-- DATA EXTRACT follows --

template <class P, bool ACC_AFFINE = false>
LURK_HD void xyzz29_madd(Xyzz29<P>& acc, bool& acc_id, const Affine<P>& q, bool negate) {
    if (affine_is_identity<P>(q)) return;
    const F29<P> qx = f29_from_mont256<P>(q.x);
    const F29<P> qy = f29_from_mont256<P>(q.y);
    if (acc_id) {
        acc.x = qx;
        acc.y = negate ? f29_reduce<P>(f29_carry<P>(f29_sub<P>(f29_zero<P>(), qy))) : qy;
        Fe<P> one = fe_one<P>();
        acc.zz = f29_from_mont256<P>(one);
        acc.zzz = acc.zz;
        acc_id = false;
        return;
    }
    F29_ASSERT_LIMBS(acc.x, 29, "acc.x"); F29_ASSERT_TOP(acc.x, 27, "acc.x");
    F29_ASSERT_LIMBS(acc.y, 29, "acc.y"); F29_ASSERT_TOP(acc.y, 27, "acc.y");
    F29_ASSERT_LIMBS(acc.zz, 29, "acc.zz"); F29_ASSERT_TOP(acc.zz, 27, "acc.zz");
    F29_ASSERT_LIMBS(acc.zzz, 29, "acc.zzz"); F29_ASSERT_TOP(acc.zzz, 27, "acc.zzz");
    const F29<P> u2 = ACC_AFFINE ? qx : f29_mul30<P>(qx, acc.zz);
    const F29<P> s2 = ACC_AFFINE ? qy : f29_mul30<P>(qy, acc.zzz);
    const F29<P> p = f29_carry<P>(f29_sub<P>(u2, acc.x));
    F29<P> r;
#pragma unroll
    for (int i = 0; i < 9; i++) {
        F29_ASSERT(f29_bias<P>(i) >= acc.y.l[i], "madd: Y1 limb above the bias");
        r.l[i] = s2.l[i] + (negate ? acc.y.l[i] : f29_bias<P>(i) - acc.y.l[i]);
    }
    r = f29_carry<P>(r);
    if (f29_maybe_multiple_of_p<P>(p) && f29_is_multiple_of_p<P>(p)) {
        if (f29_maybe_multiple_of_p<P>(r) && f29_is_multiple_of_p<P>(r)) {
            const F29<P> qys = negate ? f29_reduce<P>(f29_carry<P>(f29_sub<P>(f29_zero<P>(), qy))) : qy;
            acc = xyzz29_double_affine<P>(qx, qys);
        } else {
            acc_id = true;
        }
        return;
    }
    const F29<P> pp = f29_sqr30<P>(p);
    const F29<P> ppp = f29_mul30<P>(p, pp);
    const F29<P> qq = f29_mul30<P>(acc.x, pp);
    const F29<P> r2 = f29_sqr30<P>(r);
    F29<P> x3 = f29_sub<P>(f29_sub<P>(r2, ppp), f29_dbl<P>(qq));
    x3 = f29_reduce<P>(f29_carry<P>(x3));
    F29<P> d;
#pragma unroll
    for (int i = 0; i < 9; i++) {
        F29_ASSERT(f29_bias<P>(i) >= qq.l[i] && f29_bias<P>(i) >= x3.l[i], "madd: Q / X3 limb above the bias");
        d.l[i] = negate ? x3.l[i] + (f29_bias<P>(i) - qq.l[i]) : qq.l[i] + (f29_bias<P>(i) - x3.l[i]);
    }
#if LURK_ACC_Y3_ROW
    Dot29<P> row;
    dot29_init<P>(row);
    dot29_mac<P>(row, r, f29_carry<P>(d));
    dot29_mac<P>(row, f29_carry<P>(f29_sub<P>(f29_zero<P>(), acc.y)), ppp);
    F29<P> y3 = f29_reduce<P>(dot29_finish2<P>(row));
#else
    const F29<P> t1 = f29_mul<P>(r, d);
    const F29<P> t2 = f29_mul30<P>(acc.y, ppp);
    F29<P> y3 = f29_reduce<P>(f29_carry<P>(f29_sub<P>(t1, t2)));
#endif
    acc.x = x3;
    acc.y = y3;
    if (ACC_AFFINE) {
        acc.zz = f29_reduce<P>(pp);
        acc.zzz = f29_reduce<P>(ppp);
    } else {
        acc.zz = f29_mul30<P>(acc.zz, pp);
        acc.zzz = f29_mul30<P>(acc.zzz, ppp);
    }
}

#ifndef LURK_ACC_SIGNED
#define LURK_ACC_SIGNED 1
#endif
#if F29_CHECKS_ACTIVE
#define F29S_ASSERT_ACC(v, what)                                                                                                  \
    do {                                                                                                                          \
        F29_ASSERT_LIMBS8(v, what);                                                                                               \
        const int32_t _t = (int32_t)(v).l[8];                                                                                     \
        if (_t < -(1 << 27) || _t >= (1 << 27)) { printf("F29 bound violated: %s top limb = %d (|value| >= 2^259)\n", what, _t); abort(); } \
    } while (0)
#define F29_ASSERT_LIMBS8(v, what)                                                                                                \
    do {                                                                                                                          \
        for (int _i = 0; _i < 8; _i++)                                                                                            \
            if ((v).l[_i] >> 29) { printf("F29 bound violated: %s limb %d = %u (>= 2^29)\n", what, _i, (v).l[_i]); abort(); }    \
    } while (0)
#else
#define F29S_ASSERT_ACC(v, what) ((void)0)
#define F29_ASSERT_LIMBS8(v, what) ((void)0)
#endif
template <class P>
LURK_HD F29<P> f29_sub_s(const F29<P>& a, const F29<P>& b) {
    F29<P> r;
#pragma unroll
    for (int i = 0; i < 9; i++) r.l[i] = a.l[i] - b.l[i];
    return r;
}
template <class P>
LURK_HD F29<P> f29_neg_s(const F29<P>& a) {
    F29<P> r;
#pragma unroll
    for (int i = 0; i < 9; i++) r.l[i] = 0u - a.l[i];
    return r;
}
template <class P>
LURK_HD F29<P> f29_carry_s(const F29<P>& a) {
    F29<P> r;
    uint32_t c = 0;
#pragma unroll
    for (int i = 0; i < 8; i++) {
        const uint32_t x = a.l[i] + c;
        r.l[i] = x & F29_MASK;
        c = (uint32_t)((int32_t)x >> 29);
    }
    r.l[8] = a.l[8] + c;
    return r;
}
template <class P>
LURK_HD F29<P> f29_norm_s(const F29<P>& a) {
    F29<P> t;
#pragma unroll
    for (int i = 0; i < 9; i++) t.l[i] = a.l[i] + f29_bias<P>(i);
    const F29<P> u = f29_carry<P>(t);
    F29_ASSERT(u.l[8] < (1u << 29), "f29_norm_s: |value| >= 2^260");
    return f29_reduce<P>(u);
}
template <class P>
LURK_HD bool f29_maybe_multiple_of_p_s(const F29<P>& v) {
    return ((v.l[0] + 64u) & F29_MASK) < 128u;
}
template <class P>
LURK_HD bool f29_is_multiple_of_p_s(const F29<P>& v) {
    F29<P> t;
#pragma unroll
    for (int i = 0; i < 9; i++) t.l[i] = v.l[i] + f29_bias<P>(i);
    t = f29_carry<P>(t);
    F29_ASSERT(t.l[8] < (1u << 29), "f29_is_multiple_of_p_s: |v| >= 64p");
    return f29_is_multiple_of_p<P>(t);
}
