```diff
@@ -252,21 +295,24 @@
     load_d(0);
     while (true) {
         const int un = u + NWV;
-        const bool more = un < units;
+        auto more_now = [&]() { int t = un; asm volatile("" : "+s"(t)); return t < units; };
 #pragma unroll
         for (int cc = 0; cc < NCHUNK; ++cc) {
-            transform();
-            auto mid0 = [&]() { load_d(1); };
+            if (cc == 0) transform(std::false_type{}); else transform(std::true_type{});
+            auto mid0 = [&]() {
+                load_d(1);
+                if (cc + 2 == NCHUNK) { if (more_now()) unit_read(); }
+            };
             if (cc == 0) burst(std::true_type{}, cc, 0, mid0); else burst(std::false_type{}, cc, 0, mid0);
             if (cc == 0) { CONV_T(tcount); ++tcount; }
-            transform();
+            transform(std::true_type{});
             auto mid1 = [&]() {
                 if (cc + 1 < NCHUNK) {
                     stage_write();
                     if (cc + 2 < NCHUNK) issue_loads(cc + 2);
-                    else if (more) { unit_setup(un); issue_loads(0); }
+                    else if (more_now()) { sbase = unit_base(un); issue_loads(0); }
                     load_d(0);
-                } else if (more) {
+                } else if (more_now()) {
                     stage_write();
                     issue_loads(1);
                     load_d(0);
@@ -276,8 +322,10 @@
         }
         epilogue(u);
         CONV_T(tcount); ++tcount;
-        if (!more) break;
+        if (!more_now()) break;
         u = un;
+        tab_next = unit_tab(u + NWV);
+        asm volatile("" : "+v"(tab_next));
     }
     CONV_T(63);
 }
@@ -411,7 +459,7 @@
     static_assert(256 % NGRP == 0, "weight groups must divide the CU count");
     const size_t in_pix = (size_t)a.nimg * H * W;
     if (C1 > 0 && (a.cs0 ? a.cs0 : C0) != (a.cs1 ? a.cs1 : C1)) return -7;
-    if (in_pix * (size_t)((a.cs0 ? a.cs0 : C0) * 4) >= (1ull << 31)) return -7;
+    if ((in_pix + W + 1) * (size_t)((a.cs0 ? a.cs0 : C0) * 4) >= (1ull << 31)) return -7;
     if (in_pix >= (1u << 24) || in_pix * (size_t)((a.cs0 ? a.cs0 : C0) * 4) >= (1ull << 32) ||
         (C1 > 0 && in_pix * (size_t)((a.cs1 ? a.cs1 : C1) * 4) >= (1ull << 32)) || in_pix * COUT * 4 >= (1ull << 32)) return -7;
     const int units = a.nimg * G::TXB * G::TYB;
```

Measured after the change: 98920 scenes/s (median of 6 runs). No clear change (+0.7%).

-- DATA EXTRACT concluded --

TASK PROMPT –
Transcribe the entries above word for word, from the first line through the line containing "acc.x = qx;", and nothing else.

SOLUTION TO THIS PROBLEM –
template <class P, bool ACC_AFFINE = false>
LURK_HD void xyzz29_madd(Xyzz29<P>& acc, bool& acc_id, const Affine<P>& q, bool negate) {
    if (affine_is_identity<P>(q)) return;
    const F29<P> qx = f29_from_mont256<P>(q.x);
    const F29<P> qy = f29_from_mont256<P>(q.y);
    if (acc_id) {
        acc.x = qx;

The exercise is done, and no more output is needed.